CalistaTable

class calista.table.CalistaTable(engine: LazyEngine)

Bases: object

analyze(rule_name: str, rule: Condition) → Metrics

Compute Metrics based on a condition.

Args:: rule_name (str): The name of the rule. rule (Condition): The Condition to evaluate.
Returns:: Metrics: The metrics resulting from the analysis.
Raises:: Any exceptions raised by the analyze_rules method.

analyze_rules(rules: Dict[str, Condition]) → List[Metrics]

Compute List[Metrics] based on rules.

Args:: rules (dict[RuleName, Condition]): The name of the rules and the conditions to execute.
Returns:: List[Metrics]: The metrics resulting from the analysis.
Raises:: Any exceptions raised by the engine’s execute_conditions method.

apply_rule(rule: Condition, rule_name: str | None = None) → DataFrameType

Returns the dataset with new columns of booleans for given rule.

Args:: rule (Condition): The Condition to execute. rule_name (str): Name of the rule (Default: None)
Returns:: DataFrameType: The dataset with the new column resulting from the analysis.

apply_rules(rules: Dict[str, Condition]) → DataFrameType

Returns the dataset with new columns of booleans for each rules or the given condition.

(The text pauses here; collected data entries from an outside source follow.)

template <int PART, bool FRAG = false>
__device__ __forceinline__ void trunk_env_convs(const uint8_t* __restrict__ s_obs8, u16* __restrict__ s_y1,
                                                u16* __restrict__ s_y2, int e, const bf16x8 (&bw)[2][8],
                                                const bf16x8 (&bw2)[16], const u16* __restrict__ W3, float bias0,
                                                float bias1, float bias2, float bias3, u16* __restrict__ y1g,
                                                u16* __restrict__ y2g, u16* __restrict__ y3g, float scale,
                                                uint64_t* __restrict__ stamps = nullptr) {
  using R = EnvRows<PART>;
  constexpr int NW = 4;
  const int tid = threadIdx.x, lane = tid & 63, wid = tid >> 6;
  const int l16 = lane & 15, lg = lane >> 4;
  const int n2 = wid * 16 + l16;
  for (int mt = wid; mt < R::T1; mt += NW) {
    floatx4 acc0 = {0.f, 0.f, 0.f, 0.f}, acc1 = {0.f, 0.f, 0.f, 0.f};
    const int m = min(mt * 16 + l16, R::P1 - 1);
    const int oh = R::c1a + m / 20, ow = m % 20;
#pragma unroll
    for (int ks = 0; ks < 8; ++ks) {
      const int k = ks * 32 + lg * 8;
      const int c = k >> 6, i = (k >> 3) & 7;
      const uint8_t* p = s_obs8 + (c * 84 + oh * 4 + i) * 84 + ow * 4;
      const uint2 lo = u8x4_to_bf16(*reinterpret_cast<const uint32_t*>(p));
      const uint2 hi = u8x4_to_bf16(*reinterpret_cast<const uint32_t*>(p + 4));
      const bf16x8 a = __builtin_bit_cast(bf16x8, make_uint4(lo.x, lo.y, hi.x, hi.y));
      acc0 = __builtin_amdgcn_mfma_f32_16x16x32_bf16(a, bw[0][ks], acc0, 0, 0, 0);
      acc1 = __builtin_amdgcn_mfma_f32_16x16x32_bf16(a, bw[1][ks], acc1, 0, 0, 0);
    }
#pragma unroll
    for (int r = 0; r < 4; ++r) {
      const int row = mt * 16 + lg * 4 + r;
      if (R::P1 % 16 == 0 || row < R::P1) {
        const u16 v0 = f2bf(fmaxf(acc0[r] * scale + bias0, 0.f));
        const u16 v1 = f2bf(fmaxf(acc1[r] * scale + bias1, 0.f));
        const int lr = row / 20, col = row % 20;
        const int px1 = lr * E1_W + col;
        s_y1[px1 * Y1_LD + l16] = v0;
        s_y1[px1 * Y1_LD + 16 + l16] = v1;
        if (PART < 0 || (R::c1a + lr >= R::o1a && R::c1a + lr < R::o1b)) {
          const size_t g = (size_t)e * Y1_ROWS + R::c1a * 20 + row;
          y1g[g * Y1_C + l16] = v0;
          y1g[g * Y1_C + 16 + l16] = v1;
        }
      }
    }
  }
  bf16x8 bw3[18];
  load_w3<FRAG>(W3, bw3);
  __syncthreads();
  stamp(stamps, 5);
  {
    floatx4 acc[R::T2];
#pragma unroll
    for (int mt = 0; mt < R::T2; ++mt) acc[mt] = floatx4{0.f, 0.f, 0.f, 0.f};
#pragma unroll
    for (int ks = 0; ks < 16; ++ks) {
      const int k = ks * 32 + lg * 8;
      const int i = k >> 7, j = (k >> 5) & 3, c0 = k & 31;
#pragma unroll
      for (int mt = 0; mt < R::T2; ++mt) {
        const int m = min(mt * 16 + l16, R::P2 - 1);
        const int oh = m / 9, ow = m - oh * 9;
        const bf16x8 a = *reinterpret_cast<const bf16x8*>(s_y1 + ((oh * 2 + i) * E1_W + ow * 2 + j) * Y1_LD + c0);
        acc[mt] = __builtin_amdgcn_mfma_f32_16x16x32_bf16(a, bw2[ks], acc[mt], 0, 0, 0);
      }
    }
#pragma unroll
    for (int mt = 0; mt < R::T2; ++mt) {
#pragma unroll
      for (int r = 0; r < 4; ++r) {
        const int row = mt * 16 + lg * 4 + r;
        if (row < R::P2) {
          const u16 v = f2bf(fmaxf(acc[mt][r] + bias2, 0.f));
          const int lr = row / 9;
          s_y2[(lr * E2_W + row % 9) * Y2_LD + n2] = v;
          if (PART < 0 || (R::c2a + lr >= R::o2a && R::c2a + lr < R::o2b))
            y2g[((size_t)e * Y2_ROWS + R::c2a * 9 + row) * Y2_C + n2] = v;
        }
      }
    }
  }
  __syncthreads();
  stamp(stamps, 6);
  {
    floatx4 acc[R::T3];
#pragma unroll
    for (int mt = 0; mt < R::T3; ++mt) acc[mt] = floatx4{0.f, 0.f, 0.f, 0.f};
#pragma unroll
    for (int ks = 0; ks < 18; ++ks) {
      const int k = ks * 32 + lg * 8;
      const int i = k / 192, j = (k >> 6) % 3, c0 = k & 63;
#pragma unroll
      for (int mt = 0; mt < R::T3; ++mt) {
        const int m = min(mt * 16 + l16, R::P3 - 1);
        const int oh = m / 7, ow = m - oh * 7;
        const bf16x8 a = *reinterpret_cast<const bf16x8*>(s_y2 + ((oh + i) * E2_W + ow + j) * Y2_LD + c0);
        acc[mt] = __builtin_amdgcn_mfma_f32_16x16x32_bf16(a, bw3[ks], acc[mt], 0, 0, 0);
      }
    }
#pragma unroll
    for (int mt = 0; mt < R::T3; ++mt) {
#pragma unroll
      for (int r = 0; r < 4; ++r) {
        const int row = mt * 16 + lg * 4 + r;
        if (row < R::P3)
          y3g[((size_t)e * Y3_ROWS + R::c3a * 7 + row) * Y3_C + n2] = f2bf(fmaxf(acc[mt][r] + bias3, 0.f));
      }
    }
  }
  stamp(stamps, 7);
}

__device__ __forceinline__ void w1_lds_dma(const u16* __restrict__ W1, u16* dst_lds) {
  const int lane = threadIdx.x & 63, wid = threadIdx.x >> 6, nw = blockDim.x >> 6;
  for (int blk = wid; blk < 16; blk += nw) {
    const int q = blk * 64 + lane, row = q >> 5, lc = (q & 31) ^ (row & 15);
    __builtin_amdgcn_global_load_lds(reinterpret_cast<const uint4*>(W1) + row * 32 + lc,
                                     (__attribute__((address_space(3))) void*)(dst_lds + blk * 512), 16, 0, 0);
  }
}
__device__ __forceinline__ void w1_frags_from_lds(const u16* __restrict__ s_w, bf16x8 (&bw)[2][8]) {
  const int lane = threadIdx.x & 63, l16 = lane & 15, lg = lane >> 4;
#pragma unroll
  for (int nt = 0; nt < 2; ++nt)
#pragma unroll
    for (int ks = 0; ks < 8; ++ks) {
      const int row = nt * 16 + l16, pc = (ks * 4 + lg) ^ (row & 15);
      bw[nt][ks] = *reinterpret_cast<const bf16x8*>(s_w + row * 256 + pc * 8);
    }
}

constexpr int E1T_ELEMS = 20 * 20 * Y1_C;
__device__ __forceinline__ int e1t_addr(int h, int w, int ch) {
  return (h * 20 + (w & 1) * 10 + (w >> 1)) * Y1_C + (((ch >> 3) ^ (((h >> 1) & 1) << 1)) << 3) + (ch & 7);
}
constexpr int OB16_ELEMS = 4 * 84 * 84;
static_assert(E1T_ELEMS + E2_ELEMS <= OB16_ELEMS && Y3_ROWS * Y3_C <= E1T_ELEMS, "y1 + y2 (+ y3) reuse the image");

template <bool FRAG>
__global__ void __launch_bounds__(256) cnn_trunk_fwd_s16_kernel(
    const uint8_t* __restrict__ obs, const u16* __restrict__ W1, const float* __restrict__ b1,
    const u16* __restrict__ W2, const float* __restrict__ b2, const u16* __restrict__ W3,
    const float* __restrict__ b3, u16* __restrict__ y1g, u16* __restrict__ y2g, u16* __restrict__ y3g,
    float scale, uint8_t* __restrict__ shift_out, const int64_t* __restrict__ obs_idx) {
  __shared__ __attribute__((aligned(16))) u16 s_img[OB16_ELEMS];
  u16* const s_y1 = s_img;
  u16* const s_y2 = s_img + E1T_ELEMS;
  u16* const s_y3 = s_img;
  const int e = blockIdx.x;
  const int tid = threadIdx.x, lane = tid & 63, wid = tid >> 6;
  const int l16 = lane & 15, lg = lane >> 4;
  const int n2 = wid * 16 + l16;
  constexpr int NCH = OBS_BYTES / 16, PER = (NCH + 255) / 256;
  const uint4* src = reinterpret_cast<const uint4*>(obs + (size_t)(obs_idx ? obs_idx[e] : e) * OBS_BYTES);
  uint4 v[PER];
#pragma unroll
  for (int u = 0; u < PER; ++u) v[u] = src[min(tid + u * 256, NCH - 1)];
  bf16x8 bw[2][8];
  if constexpr (FRAG) frag_w1(W1, bw);
  else trunk_env_w1(W1, bw);
  const float bias0 = b1[l16], bias1 = b1[16 + l16], bias2 = b2[n2], bias3 = b3[n2];
#pragma unroll
  for (int u = 0; u < PER; ++u) {
    const int i = tid + u * 256;
    if (i < NCH) {
      const uint2 a = u8x4_to_bf16(v[u].x), b = u8x4_to_bf16(v[u].y);
      const uint2 c = u8x4_to_bf16(v[u].z), d = u8x4_to_bf16(v[u].w);
      uint4* dst = reinterpret_cast<uint4*>(s_img) + 2 * i;
      dst[0] = make_uint4(a.x, a.y, b.x, b.y);
      dst[1] = make_uint4(c.x, c.y, d.x, d.y);
      if (shift_out && i >= NCH / 4)
        reinterpret_cast<uint4*>(shift_out + (size_t)e * OBS_BYTES)[i - NCH / 4] = v[u];
    }
  }
  __syncthreads();
  constexpr int MT1 = 7;
  uint32_t yr[MT1][4];
#pragma unroll
  for (int q = 0; q < MT1; ++q) {
    const int mt = wid + 4 * q;
    if (mt < 25) {
      floatx4 acc0 = {0.f, 0.f, 0.f, 0.f}, acc1 = {0.f, 0.f, 0.f, 0.f};
      const int m = mt * 16 + l16;
      const int oh = m / 20, ow = m - oh * 20;
#pragma unroll
      for (int ks = 0; ks < 8; ++ks) {
        const int k = ks * 32 + lg * 8;
        const int c = k >> 6, i = (k >> 3) & 7;
        const u16* p = s_img + (c * 84 + oh * 4 + i) * 84 + ow * 4;
        const uint2 lo = *reinterpret_cast<const uint2*>(p), hi = *reinterpret_cast<const uint2*>(p + 4);
        const bf16x8 a = __builtin_bit_cast(bf16x8, make_uint4(lo.x, lo.y, hi.x, hi.y));
        acc0 = __builtin_amdgcn_mfma_f32_16x16x32_bf16(a, bw[0][ks], acc0, 0, 0, 0);
        acc1 = __builtin_amdgcn_mfma_f32_16x16x32_bf16(a, bw[1][ks], acc1, 0, 0, 0);
      }
#pragma unroll
      for (int r = 0; r < 4; ++r)
        yr[q][r] = (uint32_t)f2bf(fmaxf(acc0[r] * scale + bias0, 0.f)) |
                   ((uint32_t)f2bf(fmaxf(acc1[r] * scale + bias1, 0.f)) << 16);
    }
  }
  bf16x8 bw2[16];
  load_w2<FRAG>(W2, bw2);
  __syncthreads();
#pragma unroll
  for (int q = 0; q < MT1; ++q) {
    const int mt = wid + 4 * q;
    if (mt < 25)
#pragma unroll
      for (int r = 0; r < 4; ++r) {
        const int row = mt * 16 + lg * 4 + r, h = row / 20, w = row - h * 20;
        s_y1[e1t_addr(h, w, l16)] = (u16)(yr[q][r] & 0xFFFFu);
        s_y1[e1t_addr(h, w, 16 + l16)] = (u16)(yr[q][r] >> 16);
      }
  }
  __syncthreads();
  for (int i = tid; i < Y1_ROWS * 4; i += 256) {
    const int p = i >> 2, cq = i & 3, h = p / 20, w = p - h * 20;
    *reinterpret_cast<uint4*>(y1g + ((size_t)e * Y1_ROWS + p) * Y1_C + cq * 8) =
        *reinterpret_cast<const uint4*>(s_y1 + e1t_addr(h, w, cq * 8));
  }
  {
    floatx4 acc[6];
#pragma unroll
    for (int mt = 0; mt < 6; ++mt) acc[mt] = floatx4{0.f, 0.f, 0.f, 0.f};
#pragma unroll
    for (int ks = 0; ks < 16; ++ks) {
      const int k = ks * 32 + lg * 8;
      const int i = k >> 7, j = (k >> 5) & 3, c0 = k & 31;
#pragma unroll
      for (int mt = 0; mt < 6; ++mt) {
        const int m = min(mt * 16 + l16, Y2_ROWS - 1);
        const int oh = m / 9, ow = m - oh * 9;
        const bf16x8 a = *reinterpret_cast<const bf16x8*>(s_y1 + e1t_addr(oh * 2 + i, ow * 2 + j, c0));
        acc[mt] = __builtin_amdgcn_mfma_f32_16x16x32_bf16(a, bw2[ks], acc[mt], 0, 0, 0);
      }
    }
#pragma unroll
    for (int mt = 0; mt < 6; ++mt)
#pragma unroll
      for (int r = 0; r < 4; ++r) {
        const int row = mt * 16 + lg * 4 + r;
        if (row < Y2_ROWS)
          s_y2[((row / 9) * E2_W + row % 9) * Y2_LD + n2] = f2bf(fmaxf(acc[mt][r] + bias2, 0.f));
      }
  }
  bf16x8 bw3[18];
  load_w3<FRAG>(W3, bw3);
  __syncthreads();
  for (int i = tid; i < Y2_ROWS * 8; i += 256) {
    const int p = i >> 3, cq = i & 7;
    *reinterpret_cast<uint4*>(y2g + ((size_t)e * Y2_ROWS + p) * Y2_C + cq * 8) =
        *reinterpret_cast<const uint4*>(s_y2 + ((p / 9) * E2_W + p % 9) * Y2_LD + cq * 8);
  }
  {
    floatx4 acc[4];
#pragma unroll
    for (int mt = 0; mt < 4; ++mt) acc[mt] = floatx4{0.f, 0.f, 0.f, 0.f};
#pragma unroll
    for (int ks = 0; ks < 18; ++ks) {
      const int k = ks * 32 + lg * 8;
      const int i = k / 192, j = (k >> 6) % 3, c0 = k & 63;
#pragma unroll
      for (int mt = 0; mt < 4; ++mt) {
        const int m = min(mt * 16 + l16, Y3_ROWS - 1);
        const int oh = m / 7, ow = m - oh * 7;
        const bf16x8 a = *reinterpret_cast<const bf16x8*>(s_y2 + ((oh + i) * E2_W + ow + j) * Y2_LD + c0);
        acc[mt] = __builtin_amdgcn_mfma_f32_16x16x32_bf16(a, bw3[ks], acc[mt], 0, 0, 0);
      }
    }
#pragma unroll
    for (int mt = 0; mt < 4; ++mt)
#pragma unroll
      for (int r = 0; r < 4; ++r) {
        const int row = mt * 16 + lg * 4 + r;
        if (row < Y3_ROWS) s_y3[row * Y3_C + n2] = f2bf(fmaxf(acc[mt][r] + bias3, 0.f));
      }
  }
  __syncthreads();
  for (int i = tid; i < Y3_ROWS * 8; i += 256)
    reinterpret_cast<uint4*>(y3g + (size_t)e * Y3_ROWS * Y3_C)[i] = reinterpret_cast<const uint4*>(s_y3)[i];
}

constexpr int TR_ROWS = 7;
constexpr int TR_IN_ROWS = 36;
constexpr int TR_C1_ROWS = 8;
constexpr int TR_C1_POS = TR_C1_ROWS * 20;
constexpr int TR_C2_POS = 27;
constexpr int TR_IN_ELEMS = 768 * 16;

__device__ __forceinline__ int tr_y1_own_begin(int r) { return (20 * r + 6) / 7; }

template <int WMODE, bool FRAG = false>
__device__ __forceinline__ void trunk_rows_compute(const u16* __restrict__ s_in, const u16* __restrict__ s_w1,
                                                   u16* __restrict__ s_y1, u16* __restrict__ s_y2, int e, int r,
                                                   const float bias1a, const float bias1b, const float bias2,
                                                   const float bias3, const u16* __restrict__ W2,
                                                   const u16* __restrict__ W3, u16* __restrict__ y1g,
                                                   u16* __restrict__ y2g, u16* __restrict__ y3g, float scale,
                                                   uint64_t* __restrict__ stamps, bf16x8 (&bw2)[16],
                                                   bf16x8 (&bw3)[18]) {
  const int tid = threadIdx.x, lane = tid & 63, wid = tid >> 6;
  const int l16 = lane & 15, lg = lane >> 4;
  const int n2 = wid * 16 + l16;
  if constexpr (WMODE == 0 || WMODE == 2) {
    load_w2<FRAG>(W2, bw2);
  }
  if constexpr (WMODE == 0) {
    load_w3<FRAG>(W3, bw3);
  }

  {
    bf16x8 bw1[2][8];
#pragma unroll
    for (int nt = 0; nt < 2; ++nt)
#pragma unroll
      for (int ks = 0; ks < 8; ++ks)
        bw1[nt][ks] = *reinterpret_cast<const bf16x8*>(s_w1 + (nt * 16 + l16) * W1_LD + ks * 32 + lg * 8);
    const float bias0 = bias1a, bias1 = bias1b;
    auto c1_load = [&](int mt, bf16x8 (&a)[8]) {
      const int m = mt * 16 + l16;
      const int oh = m / 20, ow = m - oh * 20;
#pragma unroll
      for (int ks = 0; ks < 8; ++ks) {
        const int k = ks * 32 + lg * 8;
        const int c = k >> 6, i = (k >> 3) & 7;
        const u16* p = s_in + (c * TR_IN_ROWS + oh * 4 + i) * 84 + ow * 4;
        const uint2 lo = *reinterpret_cast<const uint2*>(p), hi = *reinterpret_cast<const uint2*>(p + 4);
        a[ks] = __builtin_bit_cast(bf16x8, make_uint4(lo.x, lo.y, hi.x, hi.y));
      }
    };
    bf16x8 abuf[2][8];
    c1_load(wid, abuf[0]);
#pragma unroll
    for (int it = 0; it < 3; ++it) {
      const int mt = wid + 4 * it;
      if (mt >= TR_C1_POS / 16) break;
      if (it < 2 && mt + 4 < TR_C1_POS / 16) c1_load(mt + 4, abuf[(it + 1) & 1]);
      const bf16x8 (&a)[8] = abuf[it & 1];
      floatx4 acc0 = {0.f, 0.f, 0.f, 0.f}, acc1 = {0.f, 0.f, 0.f, 0.f};
#pragma unroll
      for (int ks = 0; ks < 8; ++ks) {
        acc0 = __builtin_amdgcn_mfma_f32_16x16x32_bf16(a[ks], bw1[0][ks], acc0, 0, 0, 0);
        acc1 = __builtin_amdgcn_mfma_f32_16x16x32_bf16(a[ks], bw1[1][ks], acc1, 0, 0, 0);
      }
#pragma unroll
      for (int q = 0; q < 4; ++q) {
        const int row = mt * 16 + lg * 4 + q;
        const u16 v0 = f2bf(fmaxf(acc0[q] * scale + bias0, 0.f));
        const u16 v1 = f2bf(fmaxf(acc1[q] * scale + bias1, 0.f));
        s_y1[row * Y1_LD + l16] = v0;
        s_y1[row * Y1_LD + 16 + l16] = v1;
      }
    }
  }
  stamp(stamps, 10);
  if constexpr (WMODE == 1) {
    load_w2<FRAG>(W2, bw2);
  }
  if constexpr (WMODE >= 1) {
    load_w3<FRAG>(W3, bw3);
  }
  __syncthreads();
  stamp(stamps, 2);
  {
    const int n = n2;
    const float bias = bias2;
    floatx4 acc[2];
    acc[0] = floatx4{0.f, 0.f, 0.f, 0.f};
    acc[1] = floatx4{0.f, 0.f, 0.f, 0.f};
    auto c2_load = [&](int ks0, bf16x8 (&a)[4][2]) {
#pragma unroll
      for (int u = 0; u < 4; ++u) {
        const int k = (ks0 + u) * 32 + lg * 8;
        const int i = k >> 7, j = (k >> 5) & 3, c0 = k & 31;
#pragma unroll
        for (int mt = 0; mt < 2; ++mt) {
          const int m = min(mt * 16 + l16, TR_C2_POS - 1);
          const int oh = m / 9, ow = m - oh * 9;
          a[u][mt] = *reinterpret_cast<const bf16x8*>(s_y1 + ((oh * 2 + i) * 20 + ow * 2 + j) * Y1_LD + c0);
        }
      }
    };
    bf16x8 a2[2][4][2];
    c2_load(0, a2[0]);
#pragma unroll
    for (int ch = 0; ch < 4; ++ch) {
      if (ch < 3) c2_load(4 * (ch + 1), a2[(ch + 1) & 1]);
#pragma unroll
      for (int u = 0; u < 4; ++u)
#pragma unroll
        for (int mt = 0; mt < 2; ++mt)
          acc[mt] = __builtin_amdgcn_mfma_f32_16x16x32_bf16(a2[ch & 1][u][mt], bw2[4 * ch + u], acc[mt], 0, 0, 0);
    }
#pragma unroll
    for (int mt = 0; mt < 2; ++mt) {
#pragma unroll
      for (int q = 0; q < 4; ++q) {
        const int row = mt * 16 + lg * 4 + q;
        if (row < TR_C2_POS) s_y2[row * Y2_LD + n] = f2bf(fmaxf(acc[mt][q] + bias, 0.f));
      }
    }
  }
  __syncthreads();
  stamp(stamps, 3);
  {
    const int n = n2;
    const float bias = bias3;
    floatx4 acc = {0.f, 0.f, 0.f, 0.f};
    const int m = min(l16, 6);
    bf16x8 a3[18];
#pragma unroll
    for (int ks = 0; ks < 18; ++ks) {
      const int k = ks * 32 + lg * 8;
      const int i = k / 192, j = (k >> 6) % 3, c0 = k & 63;
      a3[ks] = *reinterpret_cast<const bf16x8*>(s_y2 + (i * 9 + m + j) * Y2_LD + c0);
    }
#pragma unroll
    for (int ks = 0; ks < 18; ++ks) acc = __builtin_amdgcn_mfma_f32_16x16x32_bf16(a3[ks], bw3[ks], acc, 0, 0, 0);
#pragma unroll
    for (int q = 0; q < 4; ++q) {
      const int row = lg * 4 + q;
      const u16 v = f2bf(fmaxf(acc[q] + bias, 0.f));
      if (row < 7) y3g[((size_t)e * Y3_ROWS + r * 7 + row) * Y3_C + n] = v;
    }
  }
  {
    const int p1 = tr_y1_own_begin(r) * 20, p1e = tr_y1_own_begin(r + 1) * 20;
    const int n1 = (p1e - p1) * 4;
    for (int c = tid; c < n1; c += T_THREADS) {
      const int px = p1 + (c >> 2), lp = px - 2 * r * 20, q = (c & 3) * 8;
      *reinterpret_cast<uint4*>(y1g + ((size_t)e * Y1_ROWS + px) * Y1_C + q) =
          *reinterpret_cast<const uint4*>(s_y1 + lp * Y1_LD + q);
    }
    const int n2c = ((r == TR_ROWS - 1) ? 27 : 9) * 8;
    if (tid < n2c) {
      const int lp = tid >> 3, q = (tid & 7) * 8;
      *reinterpret_cast<uint4*>(y2g + ((size_t)e * Y2_ROWS + r * 9 + lp) * Y2_C + q) =
          *reinterpret_cast<const uint4*>(s_y2 + lp * Y2_LD + q);
    }
  }
  if (stamps) {
    stamp(stamps, 4);
    asm volatile("s_waitcnt vmcnt(0)" ::: "memory");
    stamp(stamps, 5);
  }
}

Args:: rules (Dict[RuleName, Condition]): The name of the rules and the conditions to execute.
Returns:: DataFrameType: The dataset with new columns resulting from the analysis.

filter(condition: Condition) → CalistaTable

get_invalid_rows(rule: Condition) → DataFrameType

Returns the dataset filtered with the rows not validating the rules.

Args:: rule (Condition): The Condition to evaluate.
Returns:: DataFrameType: The dataset filtered with the rows where the rule is not satisfied.

get_valid_rows(rule: Condition) → DataFrameType

Returns the dataset filtered with the rows validating the rules.

Args:: rule (Condition): The Condition to evaluate.
Returns:: DataFrameType: The dataset filtered with the rows where the rule is satisfied.

group_by(*cols: str) → GroupedTable

Groups the CalistaTable using the specified columns, so we can execute aggregation conditions on them. See GroupedTable for all the available functions after calling group_by.

Args:: cols (list, str):columns to group by. Each element should be a column name (string).

property schema: dict[str, str]

Returns the schema of the underlying dataset.

Returns:: Dict[ColumnName, PythonType]: Dict representing the schema of the underlying dataset.

show(n: int = 10) → None

Prints the first n rows to the console.

Args:: n (int, optional): Number of rows to show

where(condition: Condition) → CalistaTable

Filters rows using the given condition.

filter() is an alias for where().

Args:: condition : Condition
Returns:: CalistaTable: Filtered CalistaTable.